Stored data entries:
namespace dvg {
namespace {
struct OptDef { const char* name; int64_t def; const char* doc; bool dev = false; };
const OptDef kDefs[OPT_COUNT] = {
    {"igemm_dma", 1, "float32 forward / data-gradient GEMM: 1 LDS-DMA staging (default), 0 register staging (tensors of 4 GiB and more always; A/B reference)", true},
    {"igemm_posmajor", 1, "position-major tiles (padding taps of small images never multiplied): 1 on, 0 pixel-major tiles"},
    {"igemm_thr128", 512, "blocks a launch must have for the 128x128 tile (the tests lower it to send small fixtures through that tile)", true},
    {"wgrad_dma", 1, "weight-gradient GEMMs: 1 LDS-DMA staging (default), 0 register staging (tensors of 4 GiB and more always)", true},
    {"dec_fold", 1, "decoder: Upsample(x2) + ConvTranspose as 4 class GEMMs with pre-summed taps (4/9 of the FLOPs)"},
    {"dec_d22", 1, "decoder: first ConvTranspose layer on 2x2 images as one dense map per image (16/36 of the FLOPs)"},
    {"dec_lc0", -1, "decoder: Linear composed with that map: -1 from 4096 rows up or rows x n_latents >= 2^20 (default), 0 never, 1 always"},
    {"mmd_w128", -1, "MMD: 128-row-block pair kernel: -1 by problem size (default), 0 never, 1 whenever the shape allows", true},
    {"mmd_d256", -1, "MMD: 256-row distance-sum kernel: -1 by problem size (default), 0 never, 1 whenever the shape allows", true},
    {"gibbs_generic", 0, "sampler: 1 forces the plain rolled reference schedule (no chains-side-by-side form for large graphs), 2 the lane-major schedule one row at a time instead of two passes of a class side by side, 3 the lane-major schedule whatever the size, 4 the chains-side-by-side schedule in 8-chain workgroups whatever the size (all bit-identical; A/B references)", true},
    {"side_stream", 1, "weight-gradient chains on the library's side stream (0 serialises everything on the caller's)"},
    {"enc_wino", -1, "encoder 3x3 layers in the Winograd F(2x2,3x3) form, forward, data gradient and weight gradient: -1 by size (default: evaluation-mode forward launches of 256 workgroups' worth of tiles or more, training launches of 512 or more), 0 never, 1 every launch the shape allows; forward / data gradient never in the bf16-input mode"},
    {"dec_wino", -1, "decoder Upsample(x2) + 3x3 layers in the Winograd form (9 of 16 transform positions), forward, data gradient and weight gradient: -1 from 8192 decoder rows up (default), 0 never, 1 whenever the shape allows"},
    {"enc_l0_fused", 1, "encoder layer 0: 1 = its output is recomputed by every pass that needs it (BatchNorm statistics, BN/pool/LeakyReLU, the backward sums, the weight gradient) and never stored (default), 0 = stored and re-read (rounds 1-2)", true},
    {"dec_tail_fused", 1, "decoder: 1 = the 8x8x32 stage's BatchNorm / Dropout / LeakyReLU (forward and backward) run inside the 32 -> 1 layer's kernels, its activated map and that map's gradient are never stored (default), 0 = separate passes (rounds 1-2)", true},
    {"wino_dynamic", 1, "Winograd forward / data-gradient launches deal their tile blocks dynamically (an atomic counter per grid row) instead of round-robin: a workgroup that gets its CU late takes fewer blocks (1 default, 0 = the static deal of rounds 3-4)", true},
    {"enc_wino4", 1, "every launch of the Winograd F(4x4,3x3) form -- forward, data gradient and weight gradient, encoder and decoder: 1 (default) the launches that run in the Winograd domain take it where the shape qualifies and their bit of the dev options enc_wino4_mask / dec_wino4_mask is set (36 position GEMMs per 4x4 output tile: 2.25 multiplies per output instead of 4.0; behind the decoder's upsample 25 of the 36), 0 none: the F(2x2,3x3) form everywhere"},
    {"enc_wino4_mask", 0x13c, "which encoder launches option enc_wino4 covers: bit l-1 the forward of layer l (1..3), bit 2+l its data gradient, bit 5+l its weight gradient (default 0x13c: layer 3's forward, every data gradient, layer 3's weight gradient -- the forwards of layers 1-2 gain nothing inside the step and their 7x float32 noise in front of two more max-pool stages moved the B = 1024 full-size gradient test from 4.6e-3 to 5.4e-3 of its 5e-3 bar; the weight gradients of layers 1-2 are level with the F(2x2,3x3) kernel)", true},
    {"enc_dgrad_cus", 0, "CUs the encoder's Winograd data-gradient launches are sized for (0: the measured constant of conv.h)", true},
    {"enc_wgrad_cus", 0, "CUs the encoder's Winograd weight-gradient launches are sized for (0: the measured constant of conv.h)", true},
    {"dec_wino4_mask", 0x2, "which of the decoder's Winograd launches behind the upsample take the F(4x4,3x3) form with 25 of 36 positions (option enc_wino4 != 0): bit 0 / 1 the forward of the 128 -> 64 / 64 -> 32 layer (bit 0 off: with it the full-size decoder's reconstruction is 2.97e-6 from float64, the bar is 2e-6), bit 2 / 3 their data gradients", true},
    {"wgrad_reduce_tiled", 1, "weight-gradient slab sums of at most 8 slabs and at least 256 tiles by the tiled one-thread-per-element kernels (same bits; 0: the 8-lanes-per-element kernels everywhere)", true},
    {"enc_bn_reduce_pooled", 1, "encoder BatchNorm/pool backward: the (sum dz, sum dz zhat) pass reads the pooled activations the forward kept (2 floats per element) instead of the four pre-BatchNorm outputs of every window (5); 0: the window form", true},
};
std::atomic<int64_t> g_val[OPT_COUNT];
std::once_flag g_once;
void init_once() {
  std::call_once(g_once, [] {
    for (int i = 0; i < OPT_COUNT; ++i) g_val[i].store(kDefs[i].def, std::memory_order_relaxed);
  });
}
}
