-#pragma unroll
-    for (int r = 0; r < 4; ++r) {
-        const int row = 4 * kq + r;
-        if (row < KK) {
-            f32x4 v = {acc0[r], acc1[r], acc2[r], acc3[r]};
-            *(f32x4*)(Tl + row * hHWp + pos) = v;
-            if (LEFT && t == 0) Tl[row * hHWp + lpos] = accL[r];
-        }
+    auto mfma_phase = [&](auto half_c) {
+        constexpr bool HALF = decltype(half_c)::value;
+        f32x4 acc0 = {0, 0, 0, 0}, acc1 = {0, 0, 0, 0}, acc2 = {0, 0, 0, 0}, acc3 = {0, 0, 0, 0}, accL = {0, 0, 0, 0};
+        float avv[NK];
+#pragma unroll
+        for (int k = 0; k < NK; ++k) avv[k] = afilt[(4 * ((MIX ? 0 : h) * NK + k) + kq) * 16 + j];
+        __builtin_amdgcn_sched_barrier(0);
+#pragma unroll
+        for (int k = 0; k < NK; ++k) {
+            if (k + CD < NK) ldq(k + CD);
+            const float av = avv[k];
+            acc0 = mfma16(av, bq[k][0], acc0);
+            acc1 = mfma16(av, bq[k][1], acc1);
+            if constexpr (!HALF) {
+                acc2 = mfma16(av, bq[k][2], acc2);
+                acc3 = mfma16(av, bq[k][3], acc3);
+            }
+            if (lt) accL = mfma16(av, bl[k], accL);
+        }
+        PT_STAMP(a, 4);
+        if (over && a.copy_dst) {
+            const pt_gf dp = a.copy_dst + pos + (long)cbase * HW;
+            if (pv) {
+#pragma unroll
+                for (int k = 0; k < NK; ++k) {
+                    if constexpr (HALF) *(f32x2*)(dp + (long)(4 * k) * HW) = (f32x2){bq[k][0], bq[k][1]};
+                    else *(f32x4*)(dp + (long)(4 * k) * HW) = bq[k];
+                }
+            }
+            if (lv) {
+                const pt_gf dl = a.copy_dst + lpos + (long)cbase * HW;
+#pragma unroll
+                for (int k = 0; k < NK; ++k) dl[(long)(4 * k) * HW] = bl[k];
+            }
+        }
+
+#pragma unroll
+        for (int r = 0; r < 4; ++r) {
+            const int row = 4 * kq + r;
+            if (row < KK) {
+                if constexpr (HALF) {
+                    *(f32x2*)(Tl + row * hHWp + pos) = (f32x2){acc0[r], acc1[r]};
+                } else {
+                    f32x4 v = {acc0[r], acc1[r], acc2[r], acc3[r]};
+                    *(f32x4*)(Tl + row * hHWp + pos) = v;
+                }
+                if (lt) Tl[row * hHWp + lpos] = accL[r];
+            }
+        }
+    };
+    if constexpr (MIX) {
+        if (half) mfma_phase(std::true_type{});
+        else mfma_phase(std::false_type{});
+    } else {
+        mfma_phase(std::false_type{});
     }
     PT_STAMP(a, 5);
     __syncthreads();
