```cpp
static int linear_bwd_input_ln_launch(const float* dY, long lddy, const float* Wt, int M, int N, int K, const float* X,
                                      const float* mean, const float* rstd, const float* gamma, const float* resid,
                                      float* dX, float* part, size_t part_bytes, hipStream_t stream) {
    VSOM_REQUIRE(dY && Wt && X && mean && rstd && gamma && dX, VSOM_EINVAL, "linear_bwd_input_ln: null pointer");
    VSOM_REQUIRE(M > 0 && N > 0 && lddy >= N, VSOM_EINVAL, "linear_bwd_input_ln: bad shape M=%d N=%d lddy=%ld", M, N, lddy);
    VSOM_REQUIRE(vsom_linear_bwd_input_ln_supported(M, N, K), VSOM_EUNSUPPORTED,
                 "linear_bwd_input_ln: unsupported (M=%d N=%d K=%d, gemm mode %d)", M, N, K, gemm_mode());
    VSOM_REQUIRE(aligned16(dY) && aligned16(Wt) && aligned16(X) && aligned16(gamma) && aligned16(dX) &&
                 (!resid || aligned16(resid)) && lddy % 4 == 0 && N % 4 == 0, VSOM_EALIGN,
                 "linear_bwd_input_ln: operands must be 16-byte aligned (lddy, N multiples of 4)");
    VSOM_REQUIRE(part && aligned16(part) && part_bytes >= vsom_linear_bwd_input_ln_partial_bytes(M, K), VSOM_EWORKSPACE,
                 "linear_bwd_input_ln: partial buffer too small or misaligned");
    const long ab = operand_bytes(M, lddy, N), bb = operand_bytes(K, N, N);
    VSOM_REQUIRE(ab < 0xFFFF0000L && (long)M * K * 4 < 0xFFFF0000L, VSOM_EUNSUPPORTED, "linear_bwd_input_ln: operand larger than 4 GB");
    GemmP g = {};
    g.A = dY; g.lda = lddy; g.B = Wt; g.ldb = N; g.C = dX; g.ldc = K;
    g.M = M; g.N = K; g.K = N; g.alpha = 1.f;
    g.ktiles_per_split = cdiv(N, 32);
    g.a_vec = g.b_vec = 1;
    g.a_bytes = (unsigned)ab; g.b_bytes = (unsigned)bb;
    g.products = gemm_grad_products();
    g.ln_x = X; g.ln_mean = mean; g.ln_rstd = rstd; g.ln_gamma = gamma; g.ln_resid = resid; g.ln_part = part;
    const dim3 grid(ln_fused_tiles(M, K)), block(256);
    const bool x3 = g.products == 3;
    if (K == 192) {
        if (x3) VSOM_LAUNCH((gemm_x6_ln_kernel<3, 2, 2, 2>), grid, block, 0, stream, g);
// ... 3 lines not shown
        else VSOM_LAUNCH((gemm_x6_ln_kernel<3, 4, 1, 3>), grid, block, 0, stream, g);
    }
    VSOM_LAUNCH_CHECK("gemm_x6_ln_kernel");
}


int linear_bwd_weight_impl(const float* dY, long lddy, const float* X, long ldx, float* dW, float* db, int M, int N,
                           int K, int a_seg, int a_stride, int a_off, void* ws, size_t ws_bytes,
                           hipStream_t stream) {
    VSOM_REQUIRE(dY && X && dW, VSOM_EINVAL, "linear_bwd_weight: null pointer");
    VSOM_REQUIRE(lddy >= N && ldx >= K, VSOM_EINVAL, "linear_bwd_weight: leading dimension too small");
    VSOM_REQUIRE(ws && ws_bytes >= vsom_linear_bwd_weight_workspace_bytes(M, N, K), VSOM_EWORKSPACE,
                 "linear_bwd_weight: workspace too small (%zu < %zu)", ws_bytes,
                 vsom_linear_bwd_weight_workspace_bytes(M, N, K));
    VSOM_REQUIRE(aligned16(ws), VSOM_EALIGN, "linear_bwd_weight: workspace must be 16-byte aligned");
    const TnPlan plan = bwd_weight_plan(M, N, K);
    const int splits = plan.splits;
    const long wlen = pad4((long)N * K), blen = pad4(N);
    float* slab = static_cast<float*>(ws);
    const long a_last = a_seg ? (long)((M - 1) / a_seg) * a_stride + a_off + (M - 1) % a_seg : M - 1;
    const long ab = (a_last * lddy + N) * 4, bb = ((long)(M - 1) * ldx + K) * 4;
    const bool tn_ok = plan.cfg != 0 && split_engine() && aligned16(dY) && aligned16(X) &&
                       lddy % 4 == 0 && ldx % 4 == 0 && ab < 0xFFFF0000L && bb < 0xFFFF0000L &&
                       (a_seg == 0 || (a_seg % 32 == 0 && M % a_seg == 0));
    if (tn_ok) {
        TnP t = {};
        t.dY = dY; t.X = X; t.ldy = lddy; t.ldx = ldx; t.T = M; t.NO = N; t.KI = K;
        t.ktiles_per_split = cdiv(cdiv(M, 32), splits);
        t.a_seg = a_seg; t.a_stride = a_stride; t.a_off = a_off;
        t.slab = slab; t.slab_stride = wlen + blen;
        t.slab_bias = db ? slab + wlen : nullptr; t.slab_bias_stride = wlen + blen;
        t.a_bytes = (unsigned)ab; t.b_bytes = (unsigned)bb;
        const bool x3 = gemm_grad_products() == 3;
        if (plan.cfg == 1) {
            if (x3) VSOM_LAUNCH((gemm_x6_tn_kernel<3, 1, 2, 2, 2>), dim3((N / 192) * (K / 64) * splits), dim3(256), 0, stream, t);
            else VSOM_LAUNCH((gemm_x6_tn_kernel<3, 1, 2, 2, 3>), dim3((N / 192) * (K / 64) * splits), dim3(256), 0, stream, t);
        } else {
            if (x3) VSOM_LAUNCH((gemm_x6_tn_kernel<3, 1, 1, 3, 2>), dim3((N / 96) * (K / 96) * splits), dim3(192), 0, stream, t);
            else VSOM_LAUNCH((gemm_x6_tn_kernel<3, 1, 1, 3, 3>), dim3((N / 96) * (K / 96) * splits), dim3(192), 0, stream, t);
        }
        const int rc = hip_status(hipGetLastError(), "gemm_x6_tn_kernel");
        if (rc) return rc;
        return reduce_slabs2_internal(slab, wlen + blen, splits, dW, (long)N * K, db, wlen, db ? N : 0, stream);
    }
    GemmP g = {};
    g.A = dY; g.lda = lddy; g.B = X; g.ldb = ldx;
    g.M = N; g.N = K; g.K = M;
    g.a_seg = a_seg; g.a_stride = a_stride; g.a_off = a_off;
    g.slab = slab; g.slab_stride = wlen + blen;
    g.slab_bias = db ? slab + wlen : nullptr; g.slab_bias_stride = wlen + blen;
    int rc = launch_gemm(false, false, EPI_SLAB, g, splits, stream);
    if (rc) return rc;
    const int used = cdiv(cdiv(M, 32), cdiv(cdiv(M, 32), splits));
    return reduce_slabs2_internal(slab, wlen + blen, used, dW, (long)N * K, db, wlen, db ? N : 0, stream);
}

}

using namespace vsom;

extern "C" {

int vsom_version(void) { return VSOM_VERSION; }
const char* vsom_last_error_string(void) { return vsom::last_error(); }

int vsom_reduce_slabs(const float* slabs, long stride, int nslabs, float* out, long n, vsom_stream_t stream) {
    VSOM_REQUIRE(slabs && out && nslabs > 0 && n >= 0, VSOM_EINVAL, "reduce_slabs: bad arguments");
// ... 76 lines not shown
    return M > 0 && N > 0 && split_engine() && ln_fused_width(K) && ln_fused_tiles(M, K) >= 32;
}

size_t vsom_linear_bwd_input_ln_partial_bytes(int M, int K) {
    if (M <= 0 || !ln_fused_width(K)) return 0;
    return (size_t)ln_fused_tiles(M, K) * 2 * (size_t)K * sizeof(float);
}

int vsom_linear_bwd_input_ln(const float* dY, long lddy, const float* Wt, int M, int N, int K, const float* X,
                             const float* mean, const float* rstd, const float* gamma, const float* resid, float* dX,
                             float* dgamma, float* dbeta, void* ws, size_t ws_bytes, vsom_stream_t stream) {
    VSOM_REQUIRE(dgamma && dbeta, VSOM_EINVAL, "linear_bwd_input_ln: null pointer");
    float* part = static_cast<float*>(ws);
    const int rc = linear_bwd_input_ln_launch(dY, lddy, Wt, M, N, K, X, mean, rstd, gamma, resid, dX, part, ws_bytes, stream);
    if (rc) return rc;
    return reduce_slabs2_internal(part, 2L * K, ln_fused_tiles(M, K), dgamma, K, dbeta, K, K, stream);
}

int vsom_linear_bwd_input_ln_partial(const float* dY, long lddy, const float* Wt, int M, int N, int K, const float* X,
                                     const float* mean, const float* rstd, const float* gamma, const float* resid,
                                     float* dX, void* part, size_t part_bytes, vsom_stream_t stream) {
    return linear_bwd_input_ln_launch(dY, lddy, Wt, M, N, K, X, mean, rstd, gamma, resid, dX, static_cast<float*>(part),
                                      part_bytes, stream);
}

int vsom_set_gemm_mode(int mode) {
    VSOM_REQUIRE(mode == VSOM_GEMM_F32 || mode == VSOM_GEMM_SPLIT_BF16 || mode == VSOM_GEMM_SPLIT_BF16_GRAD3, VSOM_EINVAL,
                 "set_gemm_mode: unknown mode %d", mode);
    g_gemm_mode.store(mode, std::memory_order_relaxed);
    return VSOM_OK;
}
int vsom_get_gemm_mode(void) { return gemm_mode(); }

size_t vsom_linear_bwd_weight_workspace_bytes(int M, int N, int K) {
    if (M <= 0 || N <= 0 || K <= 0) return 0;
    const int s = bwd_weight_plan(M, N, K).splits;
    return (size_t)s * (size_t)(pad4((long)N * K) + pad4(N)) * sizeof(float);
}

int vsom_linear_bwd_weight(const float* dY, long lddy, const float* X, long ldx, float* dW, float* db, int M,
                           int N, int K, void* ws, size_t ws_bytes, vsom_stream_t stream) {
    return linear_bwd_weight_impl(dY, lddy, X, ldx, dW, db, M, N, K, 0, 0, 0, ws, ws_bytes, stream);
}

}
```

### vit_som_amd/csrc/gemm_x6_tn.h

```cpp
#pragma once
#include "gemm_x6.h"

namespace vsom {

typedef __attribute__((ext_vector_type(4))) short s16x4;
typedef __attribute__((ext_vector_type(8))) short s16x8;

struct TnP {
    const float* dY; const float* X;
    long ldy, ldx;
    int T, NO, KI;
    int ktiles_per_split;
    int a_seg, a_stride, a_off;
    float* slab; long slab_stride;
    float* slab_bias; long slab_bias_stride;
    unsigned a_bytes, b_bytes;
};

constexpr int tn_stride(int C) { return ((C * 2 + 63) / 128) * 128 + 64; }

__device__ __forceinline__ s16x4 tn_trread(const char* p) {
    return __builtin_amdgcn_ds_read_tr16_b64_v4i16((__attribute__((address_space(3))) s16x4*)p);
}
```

YOUR INSTRUCTIONS: Once the line containing "const OptDef kDefs[OPT_COUNT]" has been written out, please stop; every line before it, back to the first line of the records above, should be given exactly.

EXERCISE ANSWER:
namespace dvg {
namespace {
struct OptDef { const char* name; int64_t def; const char* doc; bool dev = false; };
const OptDef kDefs[OPT_COUNT] = {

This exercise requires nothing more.